Search Processes Introduction
When planning for Search, the first step is always getting a basic understanding on its components: how they work and how they work together, what are the dependencies and constraints. This preparation helps you to define the landmark of Search, and to educate your users and colleagues as well.
- Crawling and Indexing
- Query Processing
- Search analytics
Crawling and Indexing
The first Search process contains three major steps: crawling, content processing, and indexing. Without these steps, content cannot get displayed in any Search result set. Documents and other items get into the Search Index by this process.

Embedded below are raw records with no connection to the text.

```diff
@@ -714,15 +853,24 @@
   constexpr int kOperandFloats = 2 * (BM + BN) * kLdsStride;
   constexpr int JP = (BM * (WAVES_N * kJPmax * 32 + 4) <= kOperandFloats) ? kJPmax
                      : (BM * (WAVES_N * 2 * 32 + 4) <= kOperandFloats && kJPmax >= 2) ? 2 : 1;
-  constexpr int NPASS = (TN + JP - 1) / JP;
-  constexpr int WP = WAVES_N * JP * 32;
+  constexpr int NPASS = kM16 ? 1 : (TN + JP - 1) / JP;
+  constexpr int WP = kM16 ? BN : WAVES_N * JP * 32;
   constexpr int CS = WP + 4;
   static_assert((size_t)BM * CS * 4 <= (size_t)2 * (BM + BN) * kLdsStride * 4, "C tile must fit the operand LDS");
   float* Cs = smem;
   const bool scale_on = (g.out_mul != 1.f) || (g.out_div != 1.f);
   const bool vec_ok = g.vec_epilogue != 0;
   const float h2_inv = (H2 && g.h2_inv != nullptr) ? *g.h2_inv : 1.f;
-  if (H2 || scale_on) {
+  if constexpr (kM16) {
+    if (scale_on) {
+#pragma unroll
+      for (int i = 0; i < MB; ++i)
+#pragma unroll
+        for (int j = 0; j < NBW; ++j)
+#pragma unroll
+          for (int r = 0; r < 4; ++r) acc4[i][j][r] = (acc4[i][j][r] * g.out_mul) / g.out_div;
+    }
+  } else if (H2 || scale_on) {
 #pragma unroll
     for (int i = 0; i < TM; ++i)
 #pragma unroll
@@ -733,7 +881,7 @@
           acc[i][j][r] = scale_on ? (cv0 * g.out_mul) / g.out_div : cv0;
         }
   }
-  if (g.col_mask != nullptr) {
+  if (!kM16 && g.col_mask != nullptr) {
 #pragma unroll
     for (int j = 0; j < TN; ++j) {
       const int col = n0 + wn * TN * 32 + j * 32 + l31;
@@ -759,6 +907,15 @@
 #pragma unroll
   for (int ps = 0; ps < NPASS; ++ps) {
     __syncthreads();
+    if constexpr (kM16) {
+#pragma unroll
+      for (int i = 0; i < MB; ++i)
+#pragma unroll
+        for (int j = 0; j < NBW; ++j)
+#pragma unroll
+          for (int r = 0; r < 4; ++r)
+            Cs[(wm * TM * 32 + i * 16 + (lane >> 4) * 4 + r) * CS + wn * NBW * 16 + j * 16 + (lane & 15)] = acc4[i][j][r];
+    } else
 #pragma unroll
     for (int i = 0; i < TM; ++i)
 #pragma unroll
@@ -773,7 +930,7 @@
         }
       }
     __syncthreads();
-    if constexpr (NPASS == 1 && !kRagged && (NT % BM) == 0 && kOperandFloats - BM * CS >= 2 * (NT / BM) * BM + 2 * WAVES_M * WP) {
+    if constexpr (!kM16 && NPASS == 1 && !kRagged && (NT % BM) == 0 && kOperandFloats - BM * CS >= 2 * (NT / BM) * BM + 2 * WAVES_M * WP) {
       if (g.stat_rowmax != nullptr) {
         constexpr int kParts = NT / BM;
         constexpr int kQ = WP / 4 / kParts;
@@ -871,7 +1028,7 @@
         }
       }
     }
-    if constexpr (NPASS == 1 && !kRagged && (WP == 256 || WP == 128)) {
+    if constexpr (!kM16 && NPASS == 1 && !kRagged && (WP == 256 || WP == 128)) {
       if (g.ln_gamma != nullptr) {
         constexpr int VPT = WP / 64, NW = WAVES_M * WAVES_N, RPW = 4;
         typedef float vec_t __attribute__((ext_vector_type(VPT)));
@@ -940,8 +1097,8 @@
       const int wn2 = lc / (JP * 32);
       const int j = ps * JP + (lc - wn2 * JP * 32) / 32;
       const int row = m0 + lr;
-      const int col = n0 + wn2 * TN * 32 + j * 32 + (lc & 31);
-      if (j >= TN || (kRagged && wn2 * TN + j >= NT32) || row >= g.M || col >= g.n_store) continue;
+      const int col = kM16 ? n0 + lc : n0 + wn2 * TN * 32 + j * 32 + (lc & 31);
+      if ((!kM16 && (j >= TN || (kRagged && wn2 * TN + j >= NT32))) || row >= g.M || col >= g.n_store) continue;
       const float4 cv = *reinterpret_cast<const float4*>(Cs + lr * CS + lc);
       float v[4] = {cv.x, cv.y, cv.z, cv.w};
       const int nval = g.n_store - col < 4 ? g.n_store - col : 4;
@@ -1126,10 +1283,15 @@
         return OPP_ERR_UNSUPPORTED;
       }
     } else if (g.conv) {
-      auto k = opp_gemm_kernel<BM, BN, WAVES_M, WAVES_N, true, 0, DEPTH, PREC>;
-      static OppLdsOnce attr_done;
-      set_lds_once(k, lds, attr_done);
-      hipLaunchKernelGGL(k, dim3(tiles, g.k_splits > 1 ? g.k_splits : 1), dim3(NT), lds, stream, g);
+      if constexpr (PREC == OPP_PREC_BF16X3 && BN == 224) {
+        opp_set_error("gemm: bf16x3 convolutions have no 224-column tile (config 27 runs them on 128 x 256)");
+        return OPP_ERR_UNSUPPORTED;
+      } else {
+        auto k = opp_gemm_kernel<BM, BN, WAVES_M, WAVES_N, true, 0, DEPTH, PREC>;
+        static OppLdsOnce attr_done;
+        set_lds_once(k, lds, attr_done);
+        hipLaunchKernelGGL(k, dim3(tiles, g.k_splits > 1 ? g.k_splits : 1), dim3(NT), lds, stream, g);
+      }
     } else {
       auto k = opp_gemm_kernel<BM, BN, WAVES_M, WAVES_N, false, 0, DEPTH, PREC>;
       static OppLdsOnce attr_done;
@@ -1415,6 +1577,8 @@
       if (g.prec != OPP_PREC_BF16X3 || g.n_store > 224 || (g.n_real > 208 && g.n_real != g.n_store)) {
         opp_set_error("gemm: tile config 27 (128 x 224) is a bf16x3 tile for outputs of <= 208 real and <= 224 stored columns");
         rc = OPP_ERR_UNSUPPORTED;
+      } else if (g.conv && g.prec == OPP_PREC_BF16X3) {
+        rc = launch_cfg<128, 256, 2, 4>(g, stream);
       } else {
         rc = launch_cfg<128, 224, 4, 2>(g, stream);
       }
```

1. Connecting to the source system
Although these are standard APIs, developing a custom Search Connector is a challenging task, due to several reasons and special behaviors of the source systems:
- Custom storage
- Security model
- Metadata model
- Content and structure
- Relationships and references
After connecting the source system, the search engine has to gather the content. This step is called "crawling".

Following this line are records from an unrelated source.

diff --git a/temporalstereo_amd/_lib.py b/temporalstereo_amd/_lib.py
--- a/temporalstereo_amd/_lib.py
+++ b/temporalstereo_amd/_lib.py
@@ -34,6 +34,9 @@
                                   [c_f32p, ctypes.c_longlong, c_ptr, c_size, c_ptr]),
     "ts_conv3d_hw_warp_workspace_bytes": (c_size, [c_int] * 5),
     "ts_conv3d_hw_warp_fwd": (c_int, [c_f32p] * 8 + [c_int] * 8 + [c_float] + [ctypes.c_longlong] * 5 + [c_ptr, c_size, c_ptr]),
+    "ts_conv3d_hw_warp_q8_fwd": (c_int, [c_f32p] * 8 + [c_int] * 8 + [c_float] + [ctypes.c_longlong] * 5 + [c_ptr, c_size, c_ptr]),
+    "ts_conv1x1_q_supported": (c_int, [c_int] * 3),
+    "ts_conv1x1_q_fwd": (c_int, [c_f32p] * 4 + [c_int] * 6 + [ctypes.c_longlong] * 4 + [c_int, c_ptr]),
     "ts_cat_fms_fwd": (c_int, [c_f32p] * 4 + [c_int] * 5 + [c_ptr]),
     "ts_inverse_warp_3d_fwd": (c_int, [c_f32p] * 3 + [c_int] * 5 + [c_ptr]),
     "ts_dif_fms_workspace_bytes": (c_size, []),
@@ -186,7 +189,7 @@
 
 _QUERIES = frozenset(n for n in SIGNATURES if n.endswith("_bytes") or n.startswith("ts_plan_") or
                      n.endswith("_split_supported") or
-                     n in ("ts_version", "ts_last_error_string", "ts_conv_cout_pad", "ts_conv3d_hw_x6_supported", "ts_conv3d_hw_x6s_supported", "ts_peer_max_floats", "ts_peer_max_ranks",
+                     n in ("ts_version", "ts_last_error_string", "ts_conv_cout_pad", "ts_conv1x1_q_supported", "ts_conv3d_hw_x6_supported", "ts_conv3d_hw_x6s_supported", "ts_peer_max_floats", "ts_peer_max_ranks",
                            "ts_peer_alloc", "ts_peer_open", "ts_peer_close", "ts_peer_free", "ts_peer_status", "ts_peer_status_async",
                            "ts_peer_set_timeout_ms", "ts_peer_reset", "ts_bn_set_small_elems",
                            "ts_conv_wgrad_defer", "ts_conv_wgrad_pending", "ts_conv_wgrad_take"))
diff --git a/temporalstereo_amd/aggregation/native.py b/temporalstereo_amd/aggregation/native.py
--- a/temporalstereo_amd/aggregation/native.py
+++ b/temporalstereo_amd/aggregation/native.py
@@ -466,6 +466,48 @@
     return TF.block_cost_corr(left, right, disp, scales)
 
 
+Q_CL = os.environ.get("TS_Q_CL", "1") != "0"
+_Q_CL_MIN_PIXELS = 4096
+
+
+class QTapMajor:
+    __slots__ = ("t",)
+
+    def __init__(self, t):
+        self.t = t
+
+    device = property(lambda self: self.t.device)
+    shape = property(lambda self: (self.t.shape[0], self.t.shape[1] * 8) + tuple(self.t.shape[2:4]))
+
+    def planar(self):
+        B, G, H, W, _ = self.t.shape
+        return self.t.permute(0, 1, 4, 2, 3).reshape(B, G * 8, H, W).contiguous()
+
+
+def conv1x1_q_ok(x, f):
+    cs = x.a.shape[1] if isinstance(x, Split) else 0
+    return bool(TF._q("ts_conv1x1_q_supported", f.cin, cs, f.cout))
+
+
+def conv1x1_q(x, f, pixel_run=0):
+    x2 = None
+    if isinstance(x, Split):
+        x, x2 = x.a, x.b
+    B, Cin, H, W = x.shape
+    cs = 0
+    i2b = i2c = 0
+    if x2 is not None:
+        cs, Cin = Cin, Cin + x2.shape[1]
+        i2b, i2c = _strides5(x2.unsqueeze(2))
+    assert Cin == f.cin and f.cout % 8 == 0, (Cin, f.cin, f.cout)
+    ib, ic = _strides5(x.unsqueeze(2))
+    out = torch.empty((B, f.cout // 8, H, W, 8), device=x.device, dtype=torch.float32)
+    rc = _lib.lib().ts_conv1x1_q_fwd(_lib.ptr(x), _lib.ptr(x2), _lib.ptr(f.w), _lib.ptr(out), B, Cin, cs, f.cout, H, W,
+                                     ib, ic, i2b, i2c, pixel_run, _stream())
+    _lib.check(rc, "ts_conv1x1_q_fwd")
+    return QTapMajor(out)
+
+
 def conv_hw_warp(corr, f, q, disp, base, dilation=1):
     B, Cc, D, H, W = corr.shape
     assert Cc == f.cin, (Cc, f.cin)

There are three major types of crawling in SharePoint and Office 365: full, incremental, and continuous. The most important challenge is scheduling crawls when planning and implementing Search.

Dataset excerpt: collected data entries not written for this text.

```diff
@@ -983,9 +1035,17 @@
     if (int rc = launch(KID_UNIT_ORDER, "k_unit_order", k_unit_order, 8, 1024, 0, st, P.units, P.ctr, P.units_ws2)) return rc;
     P.units = P.units_ws2;
   }
-  if (int rc = launch(KID_TILE_RASTER, "k_tile_raster", clip ? k_tile_raster<MODE, CH, true> : k_tile_raster<MODE, CH, false>,
-                      clip ? rgrid_c : rgrid, 256, 0, st, P))
-    return rc;
+  auto raster = clip ? k_tile_raster<MODE, CH, true> : k_tile_raster<MODE, CH, false>;
+  int grid = clip ? rgrid_c : rgrid;
+  if constexpr (MODE == 1 && CH == 3 && MR_TR_BG_INTERLEAVE != 0) {
+    if (!clip && bg_static_outputs(P)) {
+      static int qgrid = 0;
+      if (!qgrid) qgrid = resident_grid(k_tile_raster<1, 3, false, true>, 256, 7);
+      raster = k_tile_raster<1, 3, false, true>;
+      grid = qgrid;
+    }
+  }
+  if (int rc = launch(KID_TILE_RASTER, "k_tile_raster", raster, grid, 256, 0, st, P)) return rc;
   if (MODE == 0 && P.emit_frag) return MR_OK;
   const int64_t slots_cap = N * (int64_t)g.T;
   if (MODE == 1 && MR_SHADE_RENDER) return launch_shade_render<CH>(P, slots_cap, st);
```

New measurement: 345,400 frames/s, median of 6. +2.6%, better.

See my best practices for crawl types and schedules in LESSON 2.
3. Content Processing
Once an item gets identified to be crawled, the crawler gathers it and sends to the content processor component. This component does several operations on the item, such as linguistic processing, metadata extraction, entity extraction, permission processing, etc. These operations are organized into a pre-defined sequence.
The input of content processing is the crawled content, and the output is the index-ready, processed extract of content.
You can create your custom pipeline extensions in SharePoint on-prem, if the out-of-the-box content creation is not enough. See more about this option in LESSON 2.
When we implement Hybrid Search, the Crawling process happens on-premises, while the Content Processing and Indexing are done in the cloud. This means only the Crawling process needs on-premises resources, and everything else goes on in the cloud.
Of course, a stable and reliable internet connection is a must.
The trade-off of index vs. federate is quite simple: index, whenever you can. If it is not possible out-of-the-box, consider federation, but with its limitations in mind.
Learn more about indexing and federating in LESSON 2.
The Query Processing component is responsible for receiving the queries from the users, processing them and returning the proper, relevant, and security trimmed results from the search index.
This is the process that runs when the user enters a query and is waiting for the results as a response. The faster the results are presented, the better it is: users don’t like to wait for the results. Slow query response time is at least as bad as getting bad results from Search.
The results also have to be relevant, timely and security trimmed.
Query Processing has a critical role in the success of Search, therefore understanding it is more important than it might seem to be. You will learn about it in LESSON 6.
The 3rd major process of search is Search Analytics.
The analytics reports give us information about how our users use search, and feedback about how to improve and tune up Search. Search Analytics components, as its name suggests, is responsible for analyzing the queries, clicks, result openings, and other user interactions. It stores the analytics information in the proper databases. The gathered information is used to tune the ranking and boost results. Also, various analytics reports can be generated into CSV format.
My favorite analogy is that search is like gardening: You set up your garden, plant the trees and flowers, water them, and enjoy a beautiful first blossoming. However, the work has not ended at that point. If you do not water it regularly, if you do not prune the trees, fertilize and weed the garden, or mow the lawn, your lovely garden can rapidly turn into a barren field or a chaotic jungle.
If you want to have good quality Search, it requires recurring analysis and maintenance. Do it regularly, and make sure the reports get analyzed and considered for further search enhancements, and your search garden stays beautiful and will be blooming.